▶ The problem:
The expected answer is the set of lines in the data below between the line holding "if (i + j > 0)" and the line holding "ConstCellPtr as_const(const Cell*", inclusive, written out exactly.

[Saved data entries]
Segment Open

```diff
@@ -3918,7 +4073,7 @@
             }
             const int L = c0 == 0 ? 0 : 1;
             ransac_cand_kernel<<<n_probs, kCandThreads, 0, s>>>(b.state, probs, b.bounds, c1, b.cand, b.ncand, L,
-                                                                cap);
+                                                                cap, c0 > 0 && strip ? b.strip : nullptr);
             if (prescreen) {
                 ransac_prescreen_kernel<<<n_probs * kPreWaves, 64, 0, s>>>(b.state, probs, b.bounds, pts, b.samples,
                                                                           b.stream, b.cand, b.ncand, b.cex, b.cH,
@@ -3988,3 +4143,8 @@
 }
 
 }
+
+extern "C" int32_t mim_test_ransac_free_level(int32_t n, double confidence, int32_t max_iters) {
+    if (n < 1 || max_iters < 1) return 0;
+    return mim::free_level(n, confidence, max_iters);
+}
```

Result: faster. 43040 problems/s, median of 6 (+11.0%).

Segment Closed
Segment Open

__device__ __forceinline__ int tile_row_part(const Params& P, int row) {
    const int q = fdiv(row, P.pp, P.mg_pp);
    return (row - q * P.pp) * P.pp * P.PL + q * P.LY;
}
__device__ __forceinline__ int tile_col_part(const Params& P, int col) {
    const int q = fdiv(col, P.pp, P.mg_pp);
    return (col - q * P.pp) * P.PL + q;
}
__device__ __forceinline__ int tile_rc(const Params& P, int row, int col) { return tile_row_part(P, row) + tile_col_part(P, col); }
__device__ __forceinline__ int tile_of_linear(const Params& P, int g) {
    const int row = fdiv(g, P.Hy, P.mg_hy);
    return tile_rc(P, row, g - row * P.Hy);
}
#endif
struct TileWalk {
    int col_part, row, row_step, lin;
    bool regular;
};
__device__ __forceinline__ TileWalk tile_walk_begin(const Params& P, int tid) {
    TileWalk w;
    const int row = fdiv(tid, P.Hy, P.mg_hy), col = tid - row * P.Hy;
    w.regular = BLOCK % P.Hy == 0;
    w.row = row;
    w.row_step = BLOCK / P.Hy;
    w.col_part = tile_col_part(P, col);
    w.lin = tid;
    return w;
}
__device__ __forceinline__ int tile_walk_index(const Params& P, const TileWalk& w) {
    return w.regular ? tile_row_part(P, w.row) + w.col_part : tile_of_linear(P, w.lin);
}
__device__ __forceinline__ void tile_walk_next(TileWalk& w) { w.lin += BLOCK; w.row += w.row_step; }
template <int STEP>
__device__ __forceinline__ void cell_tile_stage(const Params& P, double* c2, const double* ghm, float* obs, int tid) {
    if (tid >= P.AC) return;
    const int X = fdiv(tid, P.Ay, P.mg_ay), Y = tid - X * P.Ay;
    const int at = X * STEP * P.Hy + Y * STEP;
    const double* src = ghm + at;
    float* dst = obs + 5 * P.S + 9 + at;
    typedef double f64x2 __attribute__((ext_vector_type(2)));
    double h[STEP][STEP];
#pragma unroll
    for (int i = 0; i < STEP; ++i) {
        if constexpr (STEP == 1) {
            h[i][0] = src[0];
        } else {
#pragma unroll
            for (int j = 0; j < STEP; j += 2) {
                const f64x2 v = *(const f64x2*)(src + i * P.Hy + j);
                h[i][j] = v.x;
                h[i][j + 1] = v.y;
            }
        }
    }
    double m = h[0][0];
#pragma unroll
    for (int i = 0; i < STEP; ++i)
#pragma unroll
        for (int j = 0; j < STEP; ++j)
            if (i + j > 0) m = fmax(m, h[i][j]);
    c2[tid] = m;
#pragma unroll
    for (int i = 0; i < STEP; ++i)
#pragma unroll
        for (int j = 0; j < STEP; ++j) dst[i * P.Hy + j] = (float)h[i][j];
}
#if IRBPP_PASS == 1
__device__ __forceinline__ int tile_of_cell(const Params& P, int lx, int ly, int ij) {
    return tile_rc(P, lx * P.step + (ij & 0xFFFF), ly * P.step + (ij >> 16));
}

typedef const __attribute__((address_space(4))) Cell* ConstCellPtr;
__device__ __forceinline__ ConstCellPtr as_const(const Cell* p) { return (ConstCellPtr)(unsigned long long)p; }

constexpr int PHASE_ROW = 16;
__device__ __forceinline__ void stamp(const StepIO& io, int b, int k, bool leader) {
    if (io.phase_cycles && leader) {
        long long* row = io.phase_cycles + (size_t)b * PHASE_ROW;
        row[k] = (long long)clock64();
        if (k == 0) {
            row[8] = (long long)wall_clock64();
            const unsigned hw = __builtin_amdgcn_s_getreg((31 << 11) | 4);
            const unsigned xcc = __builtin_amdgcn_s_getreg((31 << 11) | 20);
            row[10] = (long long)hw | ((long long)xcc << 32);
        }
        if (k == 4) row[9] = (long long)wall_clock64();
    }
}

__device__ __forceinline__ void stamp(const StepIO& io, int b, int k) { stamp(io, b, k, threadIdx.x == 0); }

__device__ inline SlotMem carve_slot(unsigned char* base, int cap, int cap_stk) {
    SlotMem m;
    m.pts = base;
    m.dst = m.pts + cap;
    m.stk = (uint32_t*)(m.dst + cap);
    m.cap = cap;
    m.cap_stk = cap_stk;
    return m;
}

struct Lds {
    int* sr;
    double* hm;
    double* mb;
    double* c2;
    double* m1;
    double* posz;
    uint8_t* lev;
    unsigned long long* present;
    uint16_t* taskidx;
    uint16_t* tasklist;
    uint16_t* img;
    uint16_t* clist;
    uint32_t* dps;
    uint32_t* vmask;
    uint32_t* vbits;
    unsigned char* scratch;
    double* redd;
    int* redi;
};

Segment Closed

▶ Exercise answer:
            if (i + j > 0) m = fmax(m, h[i][j]);
    c2[tid] = m;
#pragma unroll
    for (int i = 0; i < STEP; ++i)
#pragma unroll
        for (int j = 0; j < STEP; ++j) dst[i * P.Hy + j] = (float)h[i][j];
}
#if IRBPP_PASS == 1
__device__ __forceinline__ int tile_of_cell(const Params& P, int lx, int ly, int ij) {
    return tile_rc(P, lx * P.step + (ij & 0xFFFF), ly * P.step + (ij >> 16));
}

typedef const __attribute__((address_space(4))) Cell* ConstCellPtr;
__device__ __forceinline__ ConstCellPtr as_const(const Cell* p) { return (ConstCellPtr)(unsigned long long)p; }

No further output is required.